From the 1970s, the stretch Ivan and Roy fished was continually deep dredged by Anglian Water. The so-called spoil, in truth, the gravels and goodness of the river, was heaped on the bankside and that is why they remain raised and artificial to this day.

In 1966, however, the banks were level and pristine and the river ran its natural course between them. Once the Wensum was dredged, however, it was little better than a canal and during winter floods it simply surged towards the city. Smaller roach were swept away in the deluge and their numbers have never returned to those 1966 levels.

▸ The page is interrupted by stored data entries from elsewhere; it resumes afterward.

template <bool BWD>
int launch(const LossArgs& a, cudaStream_t s) {
  if (a.B <= 0 || a.G <= 0) { set_error("zinb_loss: empty batch (B=%d, G=%d)", a.B, a.G); return DCA_ERR_BAD_ARG; }
  const bool has_pi = (a.ae_type == DCA_AE_ZINB_CONDDISP || a.ae_type == DCA_AE_ZINB);
  const bool cond = (a.ae_type == DCA_AE_ZINB_CONDDISP || a.ae_type == DCA_AE_NB_CONDDISP);
  if (!a.Y || !a.m || !a.d || (has_pi && !a.pi) || !a.loss_sum) { set_error("zinb_loss: null input"); return DCA_ERR_BAD_ARG; }
  if (BWD && (!a.dzm || (cond && !a.dzd) || (has_pi && !a.dzp) || (!cond && !a.dtheta))) {
    set_error("zinb_loss: null gradient output"); return DCA_ERR_BAD_ARG;
  }
  const float* lf_dev = log_fact_table_device();
  if (!lf_dev) return DCA_ERR_CUDA;
  const size_t need = loss_workspace_bytes(a.B, a.G);
  if (!a.ws || a.ws_bytes < need) { set_error("zinb_loss: workspace too small (%zu < %zu)", a.ws_bytes, need); return DCA_ERR_BAD_ARG; }
  double* lpart = reinterpret_cast<double*>(a.ws);
  auto al16 = [](const void* q) { return (reinterpret_cast<uintptr_t>(q) & 15) == 0; };
  bool vec = (a.G % 4 == 0) && (a.ld % 4 == 0) && (a.ldy % 4 == 0) && al16(a.Y) && al16(a.m) && (!cond || al16(a.d)) &&
             (!has_pi || al16(a.pi));
  if (BWD) vec = vec && al16(a.dzm) && (!cond || al16(a.dzd)) && (!has_pi || al16(a.dzp));
  const Plan p = make_plan(a.B, a.G, vec ? kColsPerBlock : kThreads);
  dim3 grid(p.col_blocks, p.row_chunks), block(kThreads);
  float* tpart = a.dtheta;
  if (BWD && !cond) DCA_CUDA_OK(cudaMemsetAsync(a.dtheta, 0, sizeof(float) * (size_t)a.G, s));

  static const bool use_compact = [] { const char* e = getenv("DCA_LOSS_KERNEL"); return e && e[0] == 'c'; }();
  const Plan ps = make_plan(a.B, a.G, kColsPerBlock, kMaxRowsPerBlock);
  const bool staged_ok = BWD && vec && has_pi && !use_compact && (long long)ps.row_chunks * ps.col_blocks <= kMaxBlocks &&
                         ps.row_chunks <= 65535;
  if (staged_ok) {
    grid = dim3(ps.col_blocks, ps.row_chunks);
    FoldArgs fa{reinterpret_cast<unsigned*>(reinterpret_cast<char*>(a.ws) + sizeof(double) * (size_t)kMaxBlocks), a.loss_sum,
                a.fin_penalty, a.fin_loss_slot, a.fin_epoch_acc, a.fin_batch};
    if (!a.counter_ready) DCA_CUDA_OK(cudaMemsetAsync(fa.counter, 0, sizeof(unsigned), s));
#define DCA_RING2(CD, GT, IQ)                                                                                     \
  do {                                                                                                             \
    constexpr size_t sm = IQ ? (size_t)(kRing + 1) * (CD ? 4 : 3) * kColsPerBlock * 4 + (size_t)(kThreads / 32) * 32 * kVec     \
                             : (size_t)kRing * (CD ? 4 : 3) * kColsPerBlock * 4 + (size_t)(kThreads / 32) * 32 * kVec * 16; \
    static bool attr = false;                                                                                      \
    if (!attr) { DCA_CUDA_OK(cudaFuncSetAttribute(zinb_loss_bwd_ring_kernel<CD, GT, IQ>, cudaFuncAttributeMaxDynamicSharedMemorySize, (int)sm)); attr = true; } \
    zinb_loss_bwd_ring_kernel<CD, GT, IQ><<<grid, kThreads, sm, s>>>(a.Y, a.ldy, a.rows, a.sf, a.m, a.d, a.pi, a.ld, a.B, a.G, a.ridge, \
        a.inv_n, ps.rows_per_block, (GT*)a.dzm, (GT*)a.dzd, (GT*)a.dzp, tpart, lpart, lf_dev, fa);                  \
  } while (0)
#define DCA_RING(CD, GT) do { if (g_tune.ring == 2) DCA_RING2(CD, GT, true); else DCA_RING2(CD, GT, false); } while (0)
    if (g_tune.ring) {
      if (a.grad_bf16) { if (cond) DCA_RING(true, __nv_bfloat16); else DCA_RING(false, __nv_bfloat16); }
      else             { if (cond) DCA_RING(true, float); else DCA_RING(false, float); }
      DCA_LAUNCH_CHECK();
      return DCA_OK;
    }
#undef DCA_RING
#undef DCA_RING2
#define DCA_STAGED2(CD, GT, BFV)                                                                                   \
  do {                                                                                                             \
    constexpr size_t sm = (size_t)kStageRows * (CD ? 4 : 3) * kColsPerBlock * 4 + (size_t)(kThreads / 32) * 32 * kVec * 16; \
    static bool attr = false;                                                                                      \
    if (!attr) { DCA_CUDA_OK(cudaFuncSetAttribute(zinb_loss_bwd_staged_kernel<CD, GT, BFV>, cudaFuncAttributeMaxDynamicSharedMemorySize, (int)sm)); attr = true; } \
    zinb_loss_bwd_staged_kernel<CD, GT, BFV><<<grid, kStagedThreads, sm, s>>>(a.Y, a.ldy, a.rows, a.sf, a.m, a.d, a.pi, a.ld, a.B, \
        a.G, a.ridge, a.inv_n, ps.rows_per_block, (GT*)a.dzm, (GT*)a.dzd, (GT*)a.dzp, tpart, lpart, lf_dev, fa,     \
        g_tune.producer_sleep_ns, g_tune.consumer_sleep_ns);                                                       \
  } while (0)
#define DCA_STAGED(CD, GT) do { if (g_tune.branch_free) DCA_STAGED2(CD, GT, true); else DCA_STAGED2(CD, GT, false); } while (0)
    if (a.grad_bf16) { if (cond) DCA_STAGED(true, __nv_bfloat16); else DCA_STAGED(false, __nv_bfloat16); }
    else             { if (cond) DCA_STAGED(true, float); else DCA_STAGED(false, float); }
#undef DCA_STAGED2
#undef DCA_STAGED
    DCA_LAUNCH_CHECK();
    return DCA_OK;
  } else if (BWD && vec && has_pi) {
#define DCA_COMPACT(CD, GT)                                                                                   \
  zinb_loss_bwd_compact_kernel<CD, GT><<<grid, block, 0, s>>>(a.Y, a.ldy, a.rows, a.sf, a.m, a.d, a.pi, a.ld, a.B, a.G, \
                                                              a.ridge, a.inv_n, p.rows_per_block, (GT*)a.dzm,  \
                                                              (GT*)a.dzd, (GT*)a.dzp, tpart, lpart, lf_dev)
    if (a.grad_bf16) { if (cond) DCA_COMPACT(true, __nv_bfloat16); else DCA_COMPACT(false, __nv_bfloat16); }
    else             { if (cond) DCA_COMPACT(true, float); else DCA_COMPACT(false, float); }
#undef DCA_COMPACT
  } else {
#define DCA_LOSS_LAUNCH(HP, CD, GT, V)                                                                 \
  zinb_loss_kernel<HP, CD, GT, V, BWD><<<grid, block, 0, s>>>(                                          \
      a.Y, a.ldy, a.rows, a.sf, a.m, a.d, a.pi, a.ld, a.B, a.G, a.ridge, a.inv_n, p.rows_per_block,      \
      (GT*)a.dzm, (GT*)a.dzd, (GT*)a.dzp, tpart, lpart, lf_dev)
#define DCA_LOSS_DISPATCH(GT, V)                                   \
  do {                                                             \
    if (has_pi && cond) DCA_LOSS_LAUNCH(true, true, GT, V);        \
    else if (has_pi && !cond) DCA_LOSS_LAUNCH(true, false, GT, V); \
    else if (!has_pi && cond) DCA_LOSS_LAUNCH(false, true, GT, V); \
    else DCA_LOSS_LAUNCH(false, false, GT, V);                     \
  } while (0)
    if (BWD && a.grad_bf16) {
      if (vec) DCA_LOSS_DISPATCH(__nv_bfloat16, 4); else DCA_LOSS_DISPATCH(__nv_bfloat16, 1);
    } else {
      if (vec) DCA_LOSS_DISPATCH(float, 4); else DCA_LOSS_DISPATCH(float, 1);
    }
#undef DCA_LOSS_DISPATCH
#undef DCA_LOSS_LAUNCH
  }
  DCA_LAUNCH_CHECK();
  fold_partials_kernel<<<1, 256, 0, s>>>(lpart, (int)(grid.x * grid.y), a.loss_sum, BWD ? 0 : 1, a.fin_penalty, a.inv_n,
                                         a.fin_batch, BWD ? a.fin_loss_slot : nullptr, a.fin_epoch_acc);
  DCA_LAUNCH_CHECK();
  return DCA_OK;
}

}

The point is whether this matters to anyone bar a few roaching diehards? Well it does. It doesn't matter where you look in our environment, if we lose one species the rest of the community doesn't do as well. Otters, herons, grebes, kingfishers, pike and perch amongst others all find it harder to earn a living now that Wensum roach are on the wane. There's also a financial consideration. In a few weeks, I'm meeting with the Environment Agency, along with John Carrick. John is a farmer and conservation of the highest repute and he has known the river even longer than I have, which is saying something. His ideas are spot-on and though we disagree on minutiae, that's how things should be and always are in environmental discussion.

My point at this meeting will be that there is a massive surge of interest in river fish and float fishing for roach in particular. If we could turn the river back to what it was in 1966, we would see a stream of anglers coming from all over the UK and even from Europe to enjoy it.

The financial knock-on for clubs, riparian owners, guesthouses, pubs and tackle shops would be considerable, especially in the winter when roaching is at its peak and tourism at its nadir. I'll certainly be suggesting ways to bring back our roach at this meeting and I will report back on results.

Roach to me are the most precious pearls of nature. For many, many others they could represent very significant pounds and pence. From every standpoint, our county's treasured species deserves to be cosseted.